The lesson for primary was on the wise man and the foolish man. I made a house out of paper and tape. Then I had the kids list all the ways they could build their lives on the rock of the Savior (read scriptures, say prayers, have FHE, be kind, etc). As they read off their lists the first time I pretended to mess around with my hair and look off in the distance and not pay attention (like the foolish man who wasn't a DOER of the word). Then the rains came down and the floods came up (I shook the table) and the house fell quickly to the floor. Then I had a class read there this again this time I played close attention to what they were saying and each time they said something I put a piece of tape on the house to secure it to the table (aka the rock). Then the floods and the rains came again and this time the house stood still. I thought it was a pretty cool analogy.
So Nick asks me yesterday (in a text bc he is still out of town and our reception at the house is terrible) how'd I'd feel if we moved to Springfield, Illinois for the summer. I was in the middle of the garage sale but I said I'd be open to the idea. Well I guess he had to make the decision right then....And it was to go. So we're going to Springfield. Yes. It is crazy.
We're going to Springfield Illinois in less than a month and a half.
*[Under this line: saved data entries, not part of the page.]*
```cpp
int eprecon_back_project_async(const int32_t *coords, int64_t n, const float *origin, int batch,
                               float voxel_size, const float *feats, int feats_layout,
                               const float *krcam, int n_views, int channels, int height,
                               int width, int min_view, int mode, float *out_feats,
                               float *out_mean, int32_t *out_coords, float *count,
                               float *out_grid, uint8_t *out_mask, int32_t *n_valid_dev,
                               void *workspace, size_t workspace_bytes, void *stream)
{
    hipStream_t st = (hipStream_t)stream;
    if (n < 0 || n > 0x7fffffff / 64 || batch <= 0 || n_views <= 0 || n_views > 32 || channels <= 0 ||
        height <= 1 || width <= 1 || mode < 0 || mode > 2)
        return EPRECON_ERR_ARG;
    if (!origin || !feats || !krcam || !n_valid_dev || !workspace) return EPRECON_ERR_ARG;
    if (n > 0 && (!coords || !out_feats || !out_coords || !count)) return EPRECON_ERR_ARG;
    if ((size_t)n_views * batch * 12 * sizeof(float) > 32 * 1024) return EPRECON_ERR_UNSUPPORTED;
    if (workspace_bytes < eprecon_back_project_workspace_bytes(n, batch, n_views, channels, height,
                                                               width, feats_layout))
        return EPRECON_ERR_WORKSPACE;
    if ((size_t)n_views * batch * channels * height * width > 0x7fffffffull) return EPRECON_ERR_UNSUPPORTED;

    const bool clear_in_relayout = n > 0 && feats_layout == EPRECON_LAYOUT_NCHW && batch < 256;
    if (!clear_in_relayout) EP_HIP_CHECK(hipMemsetAsync(n_valid_dev, 0, sizeof(int32_t) * (size_t)(1 + batch), st));
    if (n == 0) return EPRECON_OK;

    char *ws = reinterpret_cast<char *>(workspace);
    int32_t *block_sums = reinterpret_cast<int32_t *>(ws);
    ws += ep::align_up((size_t)ep::ceil_div(n, 16) * sizeof(int32_t), 256);
    int32_t *blk_batch = reinterpret_cast<int32_t *>(ws);
    ws += ep::align_up((size_t)ep::ceil_div(n, 256) * batch * sizeof(int32_t), 256);
    const float *nhwc = feats;
    int pix_stride = channels;
    if (feats_layout == EPRECON_LAYOUT_NCHW) {
        float *tmp = reinterpret_cast<float *>(ws);
        const size_t lds_t = (size_t)channels * (kTrPix + 1) * sizeof(float);
        if (lds_t > 64 * 1024) return EPRECON_ERR_UNSUPPORTED;
        hipLaunchKernelGGL(nchw_to_nhwc_kernel, dim3((unsigned)ep::ceil_div(height * width, kTrPix), (unsigned)(n_views * batch)),
                           dim3(256), lds_t, st, feats, tmp, channels, height * width, pix_stride, n_valid_dev, 1 + batch);
        EP_LAUNCH_CHECK();
        nhwc = tmp;
        ws += ep::align_up((size_t)n_views * batch * pix_stride * height * width * sizeof(float), 256);
    } else if (feats_layout != EPRECON_LAYOUT_NHWC) {
        return EPRECON_ERR_ARG;
    }

    BpParams p;
    p.coords = coords; p.n = (int)n; p.origin = origin; p.batch = batch; p.voxel_size = voxel_size;
    p.feats_nhwc = nhwc; p.krcam = krcam; p.V = n_views; p.C = channels; p.Cs = pix_stride; p.H = height; p.W = width;
    p.min_view = min_view; p.out_feats = out_feats; p.out_mean = out_mean; p.out_coords = out_coords;
    p.count = count; p.out_grid = out_grid; p.out_mask = out_mask; p.n_valid_dev = n_valid_dev;
    p.block_offsets = block_sums;
    {
        const char *e = getenv("EPRECON_BP_XCD_SLABS");
        p.xcd_slabs = (e && e[0] == '0') ? 0 : 1;
    }

    int vox = n >= 512 * 1024 ? 256 : (n >= 48 * 1024 ? 64 : 16);
    if (vox == 256 && !gather_mlp_supported(p) && gather_lds_bytes(256, n_views, batch) > gather_lds_limit()) vox = 64;
    const int ntile = (int)ep::ceil_div(n, vox);
    const int nblk_count = (int)ep::ceil_div(n, 256);
    const size_t lds_count = ((size_t)n_views * batch * 12 + batch + 256 / ep::kWave) * 4 + 16;
    int32_t *bb = batch > 1 ? blk_batch : nullptr;
    if (vox == 256)
        hipLaunchKernelGGL((bp_count_kernel<256>), dim3(nblk_count), dim3(256), lds_count, st, p, block_sums, bb);
    else if (vox == 64)
        hipLaunchKernelGGL((bp_count_kernel<64>), dim3(nblk_count), dim3(256), lds_count, st, p, block_sums, bb);
    else
        hipLaunchKernelGGL((bp_count_kernel<16>), dim3(nblk_count), dim3(256), lds_count, st, p, block_sums, bb);
    EP_LAUNCH_CHECK();
    hipLaunchKernelGGL(bp_scan_kernel, dim3(1), dim3(1024), 0, st, block_sums, ntile, n_valid_dev,
                       (const int32_t *)bb, nblk_count, batch);
    EP_LAUNCH_CHECK();

    const bool prof = g_prof.on && g_prof.start;
    if (prof) EP_HIP_CHECK(hipEventRecord(g_prof.start, st));
    int rc;
#define EP_MODE_DISPATCH(VOX)                                                                        \
    rc = mode == EPRECON_BP_MEAN ? launch_gather<VOX, EPRECON_BP_MEAN>(p, ntile, st)                   \
       : mode == EPRECON_BP_MEAN_DEPTH ? launch_gather<VOX, EPRECON_BP_MEAN_DEPTH>(p, ntile, st)       \
                                       : launch_gather<VOX, EPRECON_BP_VARIANCE>(p, ntile, st)
#define EP_MODE_DISPATCH_MLP(VOX)                                                                    \
    rc = mode == EPRECON_BP_MEAN ? launch_gather_mlp<VOX, EPRECON_BP_MEAN>(p, ntile, st)               \
       : mode == EPRECON_BP_MEAN_DEPTH ? launch_gather_mlp<VOX, EPRECON_BP_MEAN_DEPTH>(p, ntile, st)   \
                                       : launch_gather_mlp<VOX, EPRECON_BP_VARIANCE>(p, ntile, st)
    if (gather_mlp_supported(p)) {
        if (vox == 256) { EP_MODE_DISPATCH_MLP(256); }
        else if (vox == 64) { EP_MODE_DISPATCH_MLP(64); }
        else { EP_MODE_DISPATCH_MLP(16); }
    }
    else if (vox == 256) { EP_MODE_DISPATCH(256); }
    else if (vox == 64) { EP_MODE_DISPATCH(64); }
    else { EP_MODE_DISPATCH(16); }
#undef EP_MODE_DISPATCH
#undef EP_MODE_DISPATCH_MLP
    if (rc != EPRECON_OK) return rc;
    if (prof) {
        EP_HIP_CHECK(hipEventRecord(g_prof.stop, st));
        g_prof.recorded = true;
        g_prof.kernel = gather_mlp_supported(p) ? "bp_gather_mlp_kernel" : "bp_gather_kernel";
        if (g_prof.one_shot) g_prof.on = false;
    }
    if (mode == EPRECON_BP_MEAN_DEPTH) {
        hipLaunchKernelGGL(bp_depth_norm_kernel, dim3(batch), dim3(1024), 0, st, out_feats,
                           channels + 1, n_valid_dev);
        EP_LAUNCH_CHECK();
    }
    return EPRECON_OK;
}

int eprecon_back_project(const int32_t *coords, int64_t n, const float *origin, int batch,
                         float voxel_size, const float *feats, int feats_layout,
                         const float *krcam, int n_views, int channels, int height, int width,
                         int min_view, int mode, int min_valid_per_batch, float *out_feats,
                         float *out_mean, int32_t *out_coords, float *count, float *out_grid,
                         uint8_t *out_mask, int32_t *n_valid_dev, int32_t *n_valid_host,
                         void *workspace, size_t workspace_bytes, void *stream)
{
    if (!n_valid_host) return EPRECON_ERR_ARG;
    const int rc = eprecon_back_project_async(coords, n, origin, batch, voxel_size, feats, feats_layout,
                                              krcam, n_views, channels, height, width, min_view, mode,
                                              out_feats, out_mean, out_coords, count, out_grid, out_mask,
                                              n_valid_dev, workspace, workspace_bytes, stream);
    if (rc != EPRECON_OK) return rc;
    hipStream_t st = (hipStream_t)stream;
    EP_HIP_CHECK(hipMemcpyAsync(n_valid_host, n_valid_dev, sizeof(int32_t) * (size_t)(1 + batch),
// ... 63 lines not shown
```

Baseline: 737.6.

## Fuse relayout with count kernel and fold tile scan into gather blocks

Merges the NCHW-to-NHWC relayout and the per-voxel visibility count into one prepare kernel. When the tile count is below a cap, the separate single-block scan kernel is removed: each gather block sums the preceding tile counts itself, and the last block writes the totals. Also adds a float4-vectorized relayout path. The aim is fewer kernel launches and serialized small kernels, at the cost of redundant prefix-sum reads in every gather block and more LDS per block.

```diff
diff --git a/eprecon_amd/csrc/back_project.hip b/eprecon_amd/csrc/back_project.hip
--- a/eprecon_amd/csrc/back_project.hip
+++ b/eprecon_amd/csrc/back_project.hip
@@ -25,6 +25,10 @@
     uint8_t *out_mask;
     int32_t *n_valid_dev;
     int32_t *block_offsets;
+    int fold;
+    int ntile;
+    const int32_t *blk_batch;
+    int nblk_count;
     int xcd_slabs;
 };
 
@@ -98,10 +102,9 @@
 }
 
 template <int VOX>
-__global__ __launch_bounds__(256) void bp_count_kernel(BpParams p, int32_t *tile_sums, int32_t *blk_batch)
+__device__ __forceinline__ void count_body(char *smem, const BpParams &p, int32_t *tile_sums, int32_t *blk_batch, int bid)
 {
     constexpr int BLOCK = 256;
-    extern __shared__ __attribute__((aligned(16))) char smem[];
     float *sP = reinterpret_cast<float *>(smem);
     int *sBatch = reinterpret_cast<int *>(sP + p.V * p.batch * 12);
     int *sWave = sBatch + p.batch;
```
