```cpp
int launch_part_scan(gj_ctx* ctx, const gj_part_view& v, size_t chunk_bytes, float eps, int flags, float* d_power,
                     float rssi_threshold, void* d_tiles, gj_amp_part* d_amp, int noise_samples, int window, float factor,
// ... 73 lines not shown
```

Measured before the change: 408,300.

## Precompute integer magnitude-squared threshold and batch DPP wave sums in scan kernel

Replaces the per-sample float sqrt, multiply and compare used for first-hit tracking with an integer compare against a threshold on m, found on the host by binary search. That search reproduces the float rounding, including the subnormal half_scale case. Each lane now records only its first hit and then disables further checks, instead of doing a 64-bit index min per sample. The four per-iteration DPP wave reductions are interleaved so their latencies overlap. The risk is exact-equivalence bugs in the threshold derivation, and the restructured loop may use more registers.

```diff
diff --git a/gps-jamming_amd/csrc/amp_hit.h b/gps-jamming_amd/csrc/amp_hit.h
--- /dev/null
+++ b/gps-jamming_amd/csrc/amp_hit.h
@@ -0,0 +1,52 @@
+#pragma once
+
+#include <climits>
+#include <cmath>
+#include <cstdint>
+#include <cstring>
+
+namespace gj {
+
+inline double amp_hit_widen(float f) {
+    uint32_t b;
+    memcpy(&b, &f, sizeof(b));
+    const int e = (int)((b >> 23) & 0xffu);
+    const uint32_t man = b & 0x7fffffu;
+    double v;
+    if (e == 0xff) v = man ? (double)NAN : (double)INFINITY;
+    else v = e ? ldexp((double)(man | 0x800000u), e - 150) : ldexp((double)man, -149);
+    return (b >> 31) ? -v : v;
+}
+
+inline bool amp_hit_is_subnormal(float f) {
+    uint32_t b;
+    memcpy(&b, &f, sizeof(b));
+    return ((b >> 23) & 0xffu) == 0 && (b & 0x7fffffu) != 0;
+}
+
+inline bool amp_hit_pred(int m, float half_scale, float thr) {
+    volatile float r = sqrtf((float)m);
+    if (amp_hit_is_subnormal(half_scale)) {
+        const double q = ldexp((double)r * amp_hit_widen(half_scale), 149);
+        double n = floor(q);
+        const double frac = q - n;
+        if (frac > 0.5 || (frac == 0.5 && fmod(n, 2.0) != 0.0)) n += 1.0;
+        return ldexp(n, -149) > amp_hit_widen(thr);
+    }
+    volatile float a = r * half_scale;
+    return a > thr;
+}
+
+inline int amp_hit_m(int off2, float half_scale, float thr) {
+    const int c = off2 > 510 - off2 ? off2 : 510 - off2;
+    int lo = 0, hi = 2 * c * c;
+    if (!amp_hit_pred(hi, half_scale, thr)) return INT_MAX;
+    while (lo < hi) {
+        const int mid = lo + (hi - lo) / 2;
+        if (amp_hit_pred(mid, half_scale, thr)) hi = mid;
+        else lo = mid + 1;
+    }
+    return lo;
+}
+
+}
diff --git a/gps-jamming_amd/csrc/k_scan.hip b/gps-jamming_amd/csrc/k_scan.hip
--- a/gps-jamming_amd/csrc/k_scan.hip
+++ b/gps-jamming_amd/csrc/k_scan.hip
@@ -1,5 +1,6 @@
 #include <type_traits>
 
+#include "amp_hit.h"
 #include "gj_common.h"
 
 namespace gj {
@@ -489,13 +490,29 @@
     return v;
 }
 
+template <int CTRL, int ROWS>
+__device__ __forceinline__ void dpp_add_x4(int (&v)[4]) {
+    int t[4];
+#pragma unroll
+    for (int j = 0; j < 4; ++j) t[j] = __builtin_amdgcn_update_dpp(0, v[j], CTRL, ROWS, 0xf, false);
+#pragma unroll
+    for (int j = 0; j < 4; ++j) v[j] += t[j];
+}
+__device__ __forceinline__ void wave_sum_lane63_x4(int (&v)[4]) {
+    dpp_add_x4<0xB1, 0xf>(v);
+    dpp_add_x4<0x4E, 0xf>(v);
+    dpp_add_x4<0x141, 0xf>(v);
+    dpp_add_x4<0x140, 0xf>(v);
+    dpp_add_x4<0x142, 0xa>(v);
+    dpp_add_x4<0x143, 0xc>(v);
+}
 
 template <bool TRACK_FIRST>
 __global__ __launch_bounds__(kScanThreads) void stream_scan_kernel(const uint8_t* __restrict__ iq, size_t nsamples,
                                                                    size_t nbytes, size_t chunk_bytes,
                                                                    unsigned tiles_per_chunk, float eps, int flags,
                                                                    float* __restrict__ power,
-                                                                   unsigned long long* __restrict__ acc, float thr,
+                                                                   unsigned long long* __restrict__ acc, int m_thr,
                                                                    AmpTile* __restrict__ tiles,
                                                                    unsigned* __restrict__ cblk, Unpack up,
                                                                    unsigned skip_tiles, unsigned tile_base,
@@ -520,40 +537,55 @@
     const uint4* v = reinterpret_cast<const uint4*>(iq + b0);
     unsigned S = 0;
     double sum = 0.0;
-    long long first = 0x7fffffffffffffffll;
+    unsigned first_local = ~0u;
+    int mthr_lane = m_thr;
     unsigned k2 = 0x00020002u, km255 = pk_minus_off2(up.off2);
     asm volatile("" : "+v"(k2), "+v"(km255));
-    auto body = [&](const uint4& q, unsigned i, const bool live) {
+    auto msq8 = [&](const uint4& q, int (&m)[8]) {
         const unsigned ws[4] = {q.x, q.y, q.z, q.w};
-        int m[8];
 #pragma unroll
         for (int k = 0; k < 4; ++k) {
             m[2 * k] = msq_of_half<0>(ws[k], k2, km255);
             m[2 * k + 1] = msq_of_half<1>(ws[k], k2, km255);
         }
+    };
+    auto track = [&](const int (&m)[8], unsigned i, const bool live) {
+        const int mx = max(max(max(max(max(max(max(m[0], m[1]), m[2]), m[3]), m[4]), m[5]), m[6]), m[7]);
+        if (live && mx >= mthr_lane) {
+            unsigned k = 7;
+#pragma unroll
+            for (int j = 6; j >= 0; --j) k = (m[j] >= mthr_lane) ? (unsigned)j : k;
+            first_local = i * 8 + k;
+            mthr_lane = 0x7fffffff;
+        }
+    };
+    auto amp8 = [&](const int (&m)[8]) {
         float part = 0.f;
 #pragma unroll
-        for (int k = 0; k < 8; ++k) {
-            const float r = __fsqrt_rn((float)m[k]);
-            part += r;
-            if constexpr (TRACK_FIRST) {
-                const long long idx = (long long)((b0 >> 1) + (size_t)i * 8 + k);
-                if (live && r * up.half_scale > thr && idx < first) first = idx;
-            }
-        }
-        const unsigned m8 = live ? (unsigned)(((m[0] + m[1]) + (m[2] + m[3])) + ((m[4] + m[5]) + (m[6] + m[7]))) : 0u;
-        S += m8;
-        const int c512 = wave_sum_lane63((int)m8);
-        if ((tid & 63) == 63) cblk[(b0 >> 10) + (i >> 6)] = (unsigned)c512;
-        sum += (double)(live ? part : 0.f);
+        for (int k = 0; k < 8; ++k) part += __fsqrt_rn((float)m[k]);
+        return part;
     };
+    auto msum8 = [&](const int (&m)[8]) { return (unsigned)(((m[0] + m[1]) + (m[2] + m[3])) + ((m[4] + m[5]) + (m[6] + m[7]))); };
     if (nvec == kScanTile / 16) {
         for (unsigned i = tid; i < (unsigned)(kScanTile / 16); i += 4 * kScanThreads) {
-            const uint4 q0 = v[i], q1 = v[i + kScanThreads], q2 = v[i + 2 * kScanThreads], q3 = v[i + 3 * kScanThreads];
-            body(q0, i, true);
-            body(q1, i + kScanThreads, true);
-            body(q2, i + 2 * kScanThreads, true);
-            body(q3, i + 3 * kScanThreads, true);
+            const uint4 q[4] = {v[i], v[i + kScanThreads], v[i + 2 * kScanThreads], v[i + 3 * kScanThreads]};
+            int c512[4];
+#pragma unroll
+            for (int j = 0; j < 4; ++j) {
+                int m[8];
+                msq8(q[j], m);
+                if constexpr (TRACK_FIRST) track(m, i + j * kScanThreads, true);
+                const unsigned m8 = msum8(m);
+                S += m8;
+                c512[j] = (int)m8;
+                sum += (double)amp8(m);
+            }
+            wave_sum_lane63_x4(c512);
+            if ((tid & 63) == 63) {
+                unsigned* cb = cblk + (b0 >> 10) + (i >> 6);
+#pragma unroll
+                for (int j = 0; j < 4; ++j) cb[j * (kScanThreads / 64)] = (unsigned)c512[j];
+            }
         }
     } else {
         const unsigned lane = tid & 63;
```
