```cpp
bool commit(zk_ctx* c, const Fr* poly, size_t len, int basis, G1Affine* out) {
    G1Jac j;
    if (ctx_msm_device(c, poly, ctx_basis(c, basis), len, &j) != ZK_OK) return false;
    *out = g1_jac_to_affine_host(j);
// ... 84 lines not shown
    }
    for (uint32_t l = 0; l < lay.n_lookups; l++) {
        pk->lk_in.push_back(lay.single ? d.alloc(n) : nullptr);
        pk->lk_ap.push_back(d.alloc(n));
        pk->lk_ap_poly.push_back(d.alloc(n));
        pk->lk_ap_coset.push_back(d.alloc(N));
        pk->lk_sp.push_back(d.alloc(n));
        pk->lk_sp_poly.push_back(d.alloc(n));
        pk->lk_sp_coset.push_back(d.alloc(N));
        pk->lk_z.push_back(d.alloc(n));
        pk->lk_z_poly.push_back(d.alloc(n));
        pk->lk_z_coset.push_back(d.alloc(N));
    }
    pk->random_poly = d.alloc(n);
    pk->h_ext = d.alloc(N);
    pk->h_comb = d.alloc(n);
    pk->t_num = d.alloc(n);
    pk->t_den = d.alloc(n);
    pk->t_frac = d.alloc(n);
    pk->t_a = d.alloc(n);
    pk->t_b = d.alloc(n);
    pk->t_small = d.alloc(n / 16 + 8192);
    pk->kd_scratch = d.alloc((size_t)KD_MAX_BATCH * kate_division_scratch(n));
    {
        const uint32_t nprod = lay.n_chunks + lay.n_lookups;
        for (uint32_t p = 0; p < nprod; p++) {
            pk->gp_num.push_back(d.alloc(n));
            pk->gp_den.push_back(d.alloc(n));
            pk->gp_loc_p.push_back(d.alloc(n));
            pk->gp_loc_r.push_back(d.alloc(n));
        }
        pk->gp_tot = d.alloc((size_t)2 * gp_blocks(n) * nprod);
        pk->gp_scal = d.alloc((size_t)4 * nprod);
        if (hipHostMalloc(&pk->gp_host, (size_t)2 * nprod * sizeof(Fr)) != hipSuccess ||
            hipMalloc(&pk->d_gp_items, nprod * sizeof(GpItem)) != hipSuccess)
            return fail(ZK_ENOMEM);
    }
    if (d.rc) return fail(d.rc);
    if (hipHostMalloc(&pk->tail_host, (pk->max_evals + 16) * sizeof(Fr)) != hipSuccess) return fail(ZK_ENOMEM);
    if (hipHostMalloc(&pk->rows_host, (size_t)ROWS_BLOCKS * ROWS_CAP * sizeof(RowEntry)) != hipSuccess ||
        hipMalloc(&pk->rows_dev, (size_t)ROWS_BLOCKS * ROWS_CAP * sizeof(RowEntry)) != hipSuccess)
        return fail(ZK_ENOMEM);
    if (hipHostMalloc(&pk->h_evargs, pk->max_evals * sizeof(EvalItem)) != hipSuccess ||
        hipMalloc(&pk->d_evargs, pk->max_evals * sizeof(EvalItem)) != hipSuccess)
        return fail(ZK_ENOMEM);
    pk->lc_cap = 2 * (pk->max_evals + 8);
// ... 24 lines not shown
        bytes = std::max(bytes, (size_t)lay.n_lookups * sizeof(LkNumDenArgs));
        bytes = std::max(bytes, (size_t)lay.n_adv * sizeof(CopyPair));
        pk->batch_args_bytes = bytes;
        if (hipMalloc(&pk->d_batch_args, bytes) != hipSuccess || hipHostMalloc(&pk->h_batch_args, bytes) != hipSuccess) return fail(ZK_ENOMEM);
    }
    return ZK_OK;
}

static zk_pk_rec* pk_make_member(zk_ctx* c, const zk_pk_rec* pk) {
    zk_pk_rec* m = new (std::nothrow) zk_pk_rec(*pk);
    if (!m) return nullptr;
    m->is_member = true;
    m->dev.clear();
    m->members.clear();
    m->bb = nullptr;
    m->wc = nullptr;
    m->pc = nullptr;
    for (auto* v : {&m->adv_val, &m->adv_poly, &m->adv_coset, &m->z_val, &m->z_poly, &m->z_coset, &m->lk_in, &m->lk_ap, &m->lk_ap_poly,
                    &m->lk_ap_coset, &m->lk_sp, &m->lk_sp_poly, &m->lk_sp_coset, &m->lk_z, &m->lk_z_poly, &m->lk_z_coset, &m->lk_in_coset,
                    &m->gp_num, &m->gp_den, &m->gp_loc_p, &m->gp_loc_r})
        v->clear();
    m->inst_val = m->inst_poly = m->inst_coset = nullptr;
    m->random_poly = m->h_ext = m->h_comb = m->t_num = m->t_den = m->t_frac = m->t_a = m->t_b = m->t_small = m->kd_scratch = nullptr;
    m->tail_host = nullptr;
    m->rows_host = m->rows_dev = nullptr;
    m->lk_u32 = nullptr;
    m->gp_tot = m->gp_scal = m->gp_host = nullptr;
    m->d_gp_items = nullptr;
    m->h_batch_args = m->d_batch_args = nullptr;
    m->d_qargs = m->h_qargs = nullptr;
    m->d_evargs = m->h_evargs = nullptr;
    m->d_lc_terms = m->h_lc_terms = nullptr;
    m->ev_scratch = m->ev_out = nullptr;
    m->lc_used = 0;
    if (pk_alloc_workspace(c, m) != ZK_OK) {
        pk_destroy(m);
        return nullptr;
    }
    return m;
}

int pk_ensure_batch(zk_ctx* c, zk_pk_rec* pk, uint32_t batch) {
    if (batch <= 1) return ZK_OK;
    const Layout& lay = pk->lay;
    const uint32_t n = lay.n, T = 1u << lay.lookup_bits, nprod = lay.n_chunks + lay.n_lookups;
    if ((pk->members.size() + 1 < batch || !pk->bb || pk->bb->cap < batch) && !c->poly_spare.empty()) ctx_release_spares(c);
// ... 574 lines not shown
```

webauthn-halo2_amd/ecdsa_p256.py:

```python
import dataclasses
import hashlib
import os
import queue
import threading
import time

import numpy as np

from . import circuit
from .engine import (ZK_PK_CHECK_ALL, ZK_SCHEME_GWC, ZK_SCHEME_SHPLONK, ZK_SERDE_RAW_BYTES, ZK_SRS_CONTRIB_LINKS,
                     ZK_SRS_CONTRIB_NONTRIVIAL, ZK_SRS_CONTRIB_RESIDENT, ZK_SRS_CONTRIB_SAME_SECRET, ZK_TRANSCRIPT_BLAKE2B,
                     ZK_ES256_BATCH_MAX, ZK_TRANSCRIPT_EVM, Engine, ZkError, stream_placement)

_STATE = {}
_SLOTS_LOCK = threading.Lock()
_STATE_LOCK = threading.RLock()
PIPELINES_PER_DEVICE = 4
_MAX_SLOT_SETS = 4
_PIPELINE_BYTES = {17: 2.0 * 2**30, 18: 3.2 * 2**30, 19: 5.3 * 2**30, 20: 10.5 * 2**30, 21: 21.0 * 2**30}


def pipelines_for(degree: int, device: int = 0) -> int:
    from .engine import device_mem_info

    want = max(1, PIPELINES_PER_DEVICE)
    per = _PIPELINE_BYTES.get(degree, _PIPELINE_BYTES[21] * (1 << max(0, degree - 21)) if degree > 21 else _PIPELINE_BYTES[17])
    per += _MAX_SLOT_SETS * 32 * (1 << degree)
    try:
        free, _ = device_mem_info(device)
    except Exception:
        return want
    return max(1, min(want, int(0.75 * free // per)))


def _config_for(degree: int) -> circuit.CircuitParams:
    path = os.environ.get("ECDSA_CONFIG")
    if path and os.path.exists(path):
        p = circuit.CircuitParams.from_json(open(path).read().strip().splitlines()[0])
        if p.degree == degree:
            return p
    if degree == 19:
        return circuit.K19
# ... 638 lines not shown
```

webauthn-halo2_amd/engine.py:

```python
import ctypes
import os

import numpy as np

_HERE = os.path.dirname(os.path.abspath(__file__))
_LIB = None

ZK_BASIS_MONOMIAL = 0
ZK_BASIS_LAGRANGE = 1
ZK_T_MSM, ZK_T_NTT, ZK_T_QUOTIENT, ZK_T_EVAL, ZK_T_MSM_ACCUM, ZK_T_MSM_COLUMNS, ZK_T_MSM_TAIL_MAIN, ZK_T_MSM_TAIL = 0, 1, 2, 3, 4, 5, 6, 7
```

My life is crazy. But I feel surprisingly ok with it (at least today I do). We are moving anyways, I guess one more short move or summer adventure won't hurt anything.
I was wondering to myself in the shower this morning, how in the world could I feel so ok with "hey we're picking up and moving to Illinois in a month and a half" surprise life attack karate chop move. I think it comes down to this: I'm not overwhelmed by traveling because my parents took us on tons of trips when I was young. Thank you mom and dad for being willing to take us crazy kids on all those car trips!